Start of The input

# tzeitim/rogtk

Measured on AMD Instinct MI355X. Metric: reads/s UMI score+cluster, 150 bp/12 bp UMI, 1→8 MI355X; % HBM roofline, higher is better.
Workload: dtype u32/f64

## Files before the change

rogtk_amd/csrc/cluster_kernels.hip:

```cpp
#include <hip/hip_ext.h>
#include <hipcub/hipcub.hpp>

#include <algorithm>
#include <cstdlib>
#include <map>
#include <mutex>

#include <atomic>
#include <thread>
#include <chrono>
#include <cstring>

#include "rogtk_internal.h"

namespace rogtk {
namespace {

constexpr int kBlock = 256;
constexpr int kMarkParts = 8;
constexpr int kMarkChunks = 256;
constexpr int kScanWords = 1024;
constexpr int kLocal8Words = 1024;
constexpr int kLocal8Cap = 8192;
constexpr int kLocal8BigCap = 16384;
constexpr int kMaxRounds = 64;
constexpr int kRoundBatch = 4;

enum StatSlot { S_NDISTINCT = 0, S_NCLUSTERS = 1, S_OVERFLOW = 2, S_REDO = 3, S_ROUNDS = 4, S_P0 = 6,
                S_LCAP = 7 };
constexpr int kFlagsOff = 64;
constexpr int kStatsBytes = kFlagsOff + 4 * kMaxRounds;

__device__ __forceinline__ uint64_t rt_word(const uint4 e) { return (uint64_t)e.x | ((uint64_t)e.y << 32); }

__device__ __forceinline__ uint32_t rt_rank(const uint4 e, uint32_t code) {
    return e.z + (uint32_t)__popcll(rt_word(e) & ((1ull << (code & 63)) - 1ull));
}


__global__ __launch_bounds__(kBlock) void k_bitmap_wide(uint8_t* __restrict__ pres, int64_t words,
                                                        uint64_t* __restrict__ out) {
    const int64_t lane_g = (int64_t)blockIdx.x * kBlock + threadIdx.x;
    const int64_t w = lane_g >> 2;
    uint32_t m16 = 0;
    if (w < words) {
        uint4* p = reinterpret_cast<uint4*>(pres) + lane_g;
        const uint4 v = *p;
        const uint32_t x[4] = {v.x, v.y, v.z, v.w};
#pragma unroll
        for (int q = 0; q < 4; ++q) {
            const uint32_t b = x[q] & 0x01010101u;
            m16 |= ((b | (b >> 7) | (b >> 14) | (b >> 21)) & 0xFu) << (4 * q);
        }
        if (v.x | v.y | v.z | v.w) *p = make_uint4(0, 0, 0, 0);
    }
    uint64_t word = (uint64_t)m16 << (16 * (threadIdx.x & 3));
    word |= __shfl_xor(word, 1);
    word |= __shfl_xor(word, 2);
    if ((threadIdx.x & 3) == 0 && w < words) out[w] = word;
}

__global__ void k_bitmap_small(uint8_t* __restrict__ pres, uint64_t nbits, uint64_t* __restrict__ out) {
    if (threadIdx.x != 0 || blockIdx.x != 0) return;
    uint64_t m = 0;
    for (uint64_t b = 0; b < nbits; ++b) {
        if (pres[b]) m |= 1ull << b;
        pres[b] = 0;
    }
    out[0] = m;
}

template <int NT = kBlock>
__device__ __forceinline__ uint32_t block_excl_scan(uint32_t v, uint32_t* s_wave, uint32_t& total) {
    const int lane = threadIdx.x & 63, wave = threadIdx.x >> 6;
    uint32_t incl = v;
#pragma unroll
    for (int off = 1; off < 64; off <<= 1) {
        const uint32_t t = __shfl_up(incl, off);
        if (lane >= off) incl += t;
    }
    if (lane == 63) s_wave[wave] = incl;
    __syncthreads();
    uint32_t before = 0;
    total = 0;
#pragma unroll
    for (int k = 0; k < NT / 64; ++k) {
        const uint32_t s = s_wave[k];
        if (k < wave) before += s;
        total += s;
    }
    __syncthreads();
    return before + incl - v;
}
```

End of The input
Start of The input

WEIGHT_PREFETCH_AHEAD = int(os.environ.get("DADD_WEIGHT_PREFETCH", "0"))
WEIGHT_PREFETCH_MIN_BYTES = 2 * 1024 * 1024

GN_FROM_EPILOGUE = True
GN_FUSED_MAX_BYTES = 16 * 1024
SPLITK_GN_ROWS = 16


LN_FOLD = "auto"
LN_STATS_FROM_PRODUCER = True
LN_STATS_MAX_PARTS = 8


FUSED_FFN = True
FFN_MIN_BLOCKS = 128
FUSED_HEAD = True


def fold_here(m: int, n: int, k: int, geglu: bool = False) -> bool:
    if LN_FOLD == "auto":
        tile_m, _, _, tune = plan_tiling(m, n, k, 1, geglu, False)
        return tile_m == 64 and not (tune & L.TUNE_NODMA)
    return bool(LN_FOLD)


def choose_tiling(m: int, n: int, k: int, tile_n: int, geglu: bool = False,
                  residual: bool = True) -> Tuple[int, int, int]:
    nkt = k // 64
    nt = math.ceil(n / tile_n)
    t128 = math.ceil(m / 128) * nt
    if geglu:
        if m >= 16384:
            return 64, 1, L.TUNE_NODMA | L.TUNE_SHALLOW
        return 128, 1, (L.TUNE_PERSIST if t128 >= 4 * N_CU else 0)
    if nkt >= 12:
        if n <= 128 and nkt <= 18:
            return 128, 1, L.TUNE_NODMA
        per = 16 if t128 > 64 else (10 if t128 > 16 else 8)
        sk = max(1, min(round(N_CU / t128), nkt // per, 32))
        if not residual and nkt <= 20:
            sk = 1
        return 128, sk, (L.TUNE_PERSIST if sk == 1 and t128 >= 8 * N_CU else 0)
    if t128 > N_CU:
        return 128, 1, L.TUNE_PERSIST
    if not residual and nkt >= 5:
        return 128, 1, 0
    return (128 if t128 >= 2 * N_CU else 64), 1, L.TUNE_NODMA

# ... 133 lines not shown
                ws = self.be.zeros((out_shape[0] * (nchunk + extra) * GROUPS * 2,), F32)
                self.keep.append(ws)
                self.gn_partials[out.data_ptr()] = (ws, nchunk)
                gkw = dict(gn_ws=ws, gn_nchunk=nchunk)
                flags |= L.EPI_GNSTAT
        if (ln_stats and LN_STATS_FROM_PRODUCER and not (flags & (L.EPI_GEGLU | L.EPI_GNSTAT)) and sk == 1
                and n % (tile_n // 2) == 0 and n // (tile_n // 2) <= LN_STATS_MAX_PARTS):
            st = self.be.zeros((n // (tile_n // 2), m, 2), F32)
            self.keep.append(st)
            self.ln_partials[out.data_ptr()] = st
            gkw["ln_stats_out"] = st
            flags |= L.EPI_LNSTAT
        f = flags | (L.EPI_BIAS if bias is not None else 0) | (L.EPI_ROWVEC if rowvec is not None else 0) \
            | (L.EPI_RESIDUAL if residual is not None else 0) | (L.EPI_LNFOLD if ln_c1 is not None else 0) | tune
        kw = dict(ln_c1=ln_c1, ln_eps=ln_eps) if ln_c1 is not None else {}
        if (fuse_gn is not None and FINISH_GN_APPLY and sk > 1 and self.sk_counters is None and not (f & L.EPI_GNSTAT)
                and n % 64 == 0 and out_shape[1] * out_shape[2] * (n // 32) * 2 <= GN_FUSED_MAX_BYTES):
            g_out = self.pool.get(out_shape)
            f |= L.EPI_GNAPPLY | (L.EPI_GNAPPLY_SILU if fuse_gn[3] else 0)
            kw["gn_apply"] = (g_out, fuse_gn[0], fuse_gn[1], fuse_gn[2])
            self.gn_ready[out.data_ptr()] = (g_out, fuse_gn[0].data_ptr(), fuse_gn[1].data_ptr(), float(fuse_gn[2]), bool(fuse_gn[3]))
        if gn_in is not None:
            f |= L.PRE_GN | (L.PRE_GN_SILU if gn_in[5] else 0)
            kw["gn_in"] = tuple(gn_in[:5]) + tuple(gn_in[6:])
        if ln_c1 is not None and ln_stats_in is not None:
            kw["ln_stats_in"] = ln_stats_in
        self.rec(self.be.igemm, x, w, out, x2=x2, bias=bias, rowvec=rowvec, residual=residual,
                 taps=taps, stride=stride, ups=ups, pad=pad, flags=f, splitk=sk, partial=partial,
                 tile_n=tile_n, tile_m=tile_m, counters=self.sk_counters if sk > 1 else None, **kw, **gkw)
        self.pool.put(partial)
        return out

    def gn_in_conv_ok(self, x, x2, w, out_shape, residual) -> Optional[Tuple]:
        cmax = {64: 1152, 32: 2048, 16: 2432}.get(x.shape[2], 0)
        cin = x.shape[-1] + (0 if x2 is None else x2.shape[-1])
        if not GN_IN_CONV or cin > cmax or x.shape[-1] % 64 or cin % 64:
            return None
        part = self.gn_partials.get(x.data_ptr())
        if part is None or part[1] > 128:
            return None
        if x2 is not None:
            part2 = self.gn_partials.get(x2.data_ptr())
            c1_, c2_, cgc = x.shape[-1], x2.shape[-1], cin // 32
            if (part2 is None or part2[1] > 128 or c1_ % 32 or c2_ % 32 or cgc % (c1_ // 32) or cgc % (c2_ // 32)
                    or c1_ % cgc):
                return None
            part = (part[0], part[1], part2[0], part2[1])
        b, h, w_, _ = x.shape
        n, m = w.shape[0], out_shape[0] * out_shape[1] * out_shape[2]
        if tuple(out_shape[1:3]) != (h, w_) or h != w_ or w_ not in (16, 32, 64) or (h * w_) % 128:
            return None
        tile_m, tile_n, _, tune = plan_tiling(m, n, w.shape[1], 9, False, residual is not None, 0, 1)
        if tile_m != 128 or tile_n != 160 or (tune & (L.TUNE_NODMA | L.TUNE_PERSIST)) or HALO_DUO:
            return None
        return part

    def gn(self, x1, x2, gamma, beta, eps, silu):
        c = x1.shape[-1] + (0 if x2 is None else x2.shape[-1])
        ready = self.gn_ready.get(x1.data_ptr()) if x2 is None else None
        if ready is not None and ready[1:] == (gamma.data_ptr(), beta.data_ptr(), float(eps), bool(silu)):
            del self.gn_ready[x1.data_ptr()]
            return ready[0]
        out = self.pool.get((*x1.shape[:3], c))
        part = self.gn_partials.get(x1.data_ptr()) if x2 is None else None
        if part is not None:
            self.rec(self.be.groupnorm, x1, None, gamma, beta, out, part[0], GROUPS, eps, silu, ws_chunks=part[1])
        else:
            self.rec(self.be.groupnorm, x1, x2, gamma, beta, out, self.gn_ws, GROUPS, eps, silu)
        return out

End of The input
Start of The input

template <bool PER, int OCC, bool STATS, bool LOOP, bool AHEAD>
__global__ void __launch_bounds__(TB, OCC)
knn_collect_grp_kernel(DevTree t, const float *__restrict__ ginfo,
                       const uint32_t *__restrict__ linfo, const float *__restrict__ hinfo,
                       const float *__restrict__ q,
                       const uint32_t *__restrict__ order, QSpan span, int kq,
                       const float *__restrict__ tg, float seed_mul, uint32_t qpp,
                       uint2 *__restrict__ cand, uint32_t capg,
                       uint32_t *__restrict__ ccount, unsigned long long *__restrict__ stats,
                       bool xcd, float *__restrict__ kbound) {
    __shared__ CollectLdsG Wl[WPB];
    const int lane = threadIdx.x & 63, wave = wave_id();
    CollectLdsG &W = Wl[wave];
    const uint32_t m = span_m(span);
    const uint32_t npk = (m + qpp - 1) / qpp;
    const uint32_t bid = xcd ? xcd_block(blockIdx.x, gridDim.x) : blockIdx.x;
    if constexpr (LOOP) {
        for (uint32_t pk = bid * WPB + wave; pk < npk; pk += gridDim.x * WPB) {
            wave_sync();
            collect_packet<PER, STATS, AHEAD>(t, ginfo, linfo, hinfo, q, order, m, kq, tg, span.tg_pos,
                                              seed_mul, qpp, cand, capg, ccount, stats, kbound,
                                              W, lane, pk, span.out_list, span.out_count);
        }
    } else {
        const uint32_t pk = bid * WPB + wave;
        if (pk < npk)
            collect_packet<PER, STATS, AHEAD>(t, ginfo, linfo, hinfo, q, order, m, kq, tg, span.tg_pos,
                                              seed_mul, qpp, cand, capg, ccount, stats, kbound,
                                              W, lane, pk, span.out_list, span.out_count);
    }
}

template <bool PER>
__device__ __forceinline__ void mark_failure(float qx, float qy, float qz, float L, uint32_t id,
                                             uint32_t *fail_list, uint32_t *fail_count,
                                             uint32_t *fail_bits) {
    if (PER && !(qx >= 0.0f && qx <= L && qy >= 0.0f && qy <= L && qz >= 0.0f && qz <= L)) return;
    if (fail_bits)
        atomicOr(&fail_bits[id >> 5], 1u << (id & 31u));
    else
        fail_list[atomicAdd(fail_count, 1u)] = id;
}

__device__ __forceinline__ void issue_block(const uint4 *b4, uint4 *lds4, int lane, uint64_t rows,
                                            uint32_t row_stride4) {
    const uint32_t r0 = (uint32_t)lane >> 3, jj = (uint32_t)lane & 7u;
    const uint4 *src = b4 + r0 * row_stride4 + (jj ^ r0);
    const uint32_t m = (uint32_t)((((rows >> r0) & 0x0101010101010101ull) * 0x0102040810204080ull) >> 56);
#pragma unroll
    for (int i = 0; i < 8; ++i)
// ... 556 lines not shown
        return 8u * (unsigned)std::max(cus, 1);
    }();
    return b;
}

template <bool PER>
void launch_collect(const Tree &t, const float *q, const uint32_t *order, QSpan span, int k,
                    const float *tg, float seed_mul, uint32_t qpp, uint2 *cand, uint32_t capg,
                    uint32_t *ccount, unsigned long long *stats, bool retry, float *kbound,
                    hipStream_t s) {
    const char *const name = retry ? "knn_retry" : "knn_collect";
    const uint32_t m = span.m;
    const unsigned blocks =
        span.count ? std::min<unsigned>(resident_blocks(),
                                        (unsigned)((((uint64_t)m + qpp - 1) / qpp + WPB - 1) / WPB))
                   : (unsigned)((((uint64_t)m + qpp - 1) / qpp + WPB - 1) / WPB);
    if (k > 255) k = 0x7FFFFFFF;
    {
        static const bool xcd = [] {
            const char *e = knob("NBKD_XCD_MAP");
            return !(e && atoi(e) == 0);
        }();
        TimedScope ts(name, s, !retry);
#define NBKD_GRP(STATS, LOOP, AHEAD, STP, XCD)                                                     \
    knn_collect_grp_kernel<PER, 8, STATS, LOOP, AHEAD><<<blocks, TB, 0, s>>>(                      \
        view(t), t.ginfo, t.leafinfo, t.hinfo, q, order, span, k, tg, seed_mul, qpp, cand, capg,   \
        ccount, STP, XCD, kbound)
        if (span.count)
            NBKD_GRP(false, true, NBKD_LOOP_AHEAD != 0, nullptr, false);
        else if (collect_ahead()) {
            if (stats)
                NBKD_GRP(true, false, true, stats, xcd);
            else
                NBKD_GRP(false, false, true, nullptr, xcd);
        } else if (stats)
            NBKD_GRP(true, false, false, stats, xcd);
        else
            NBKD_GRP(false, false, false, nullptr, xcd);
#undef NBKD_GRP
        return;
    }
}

End of The input

*Aim of the exercise*
Go line by line through the data, copying each one that contains the word "retry".

*Solution*
                    uint32_t *ccount, unsigned long long *stats, bool retry, float *kbound,
    const char *const name = retry ? "knn_retry" : "knn_collect";
        TimedScope ts(name, s, !retry);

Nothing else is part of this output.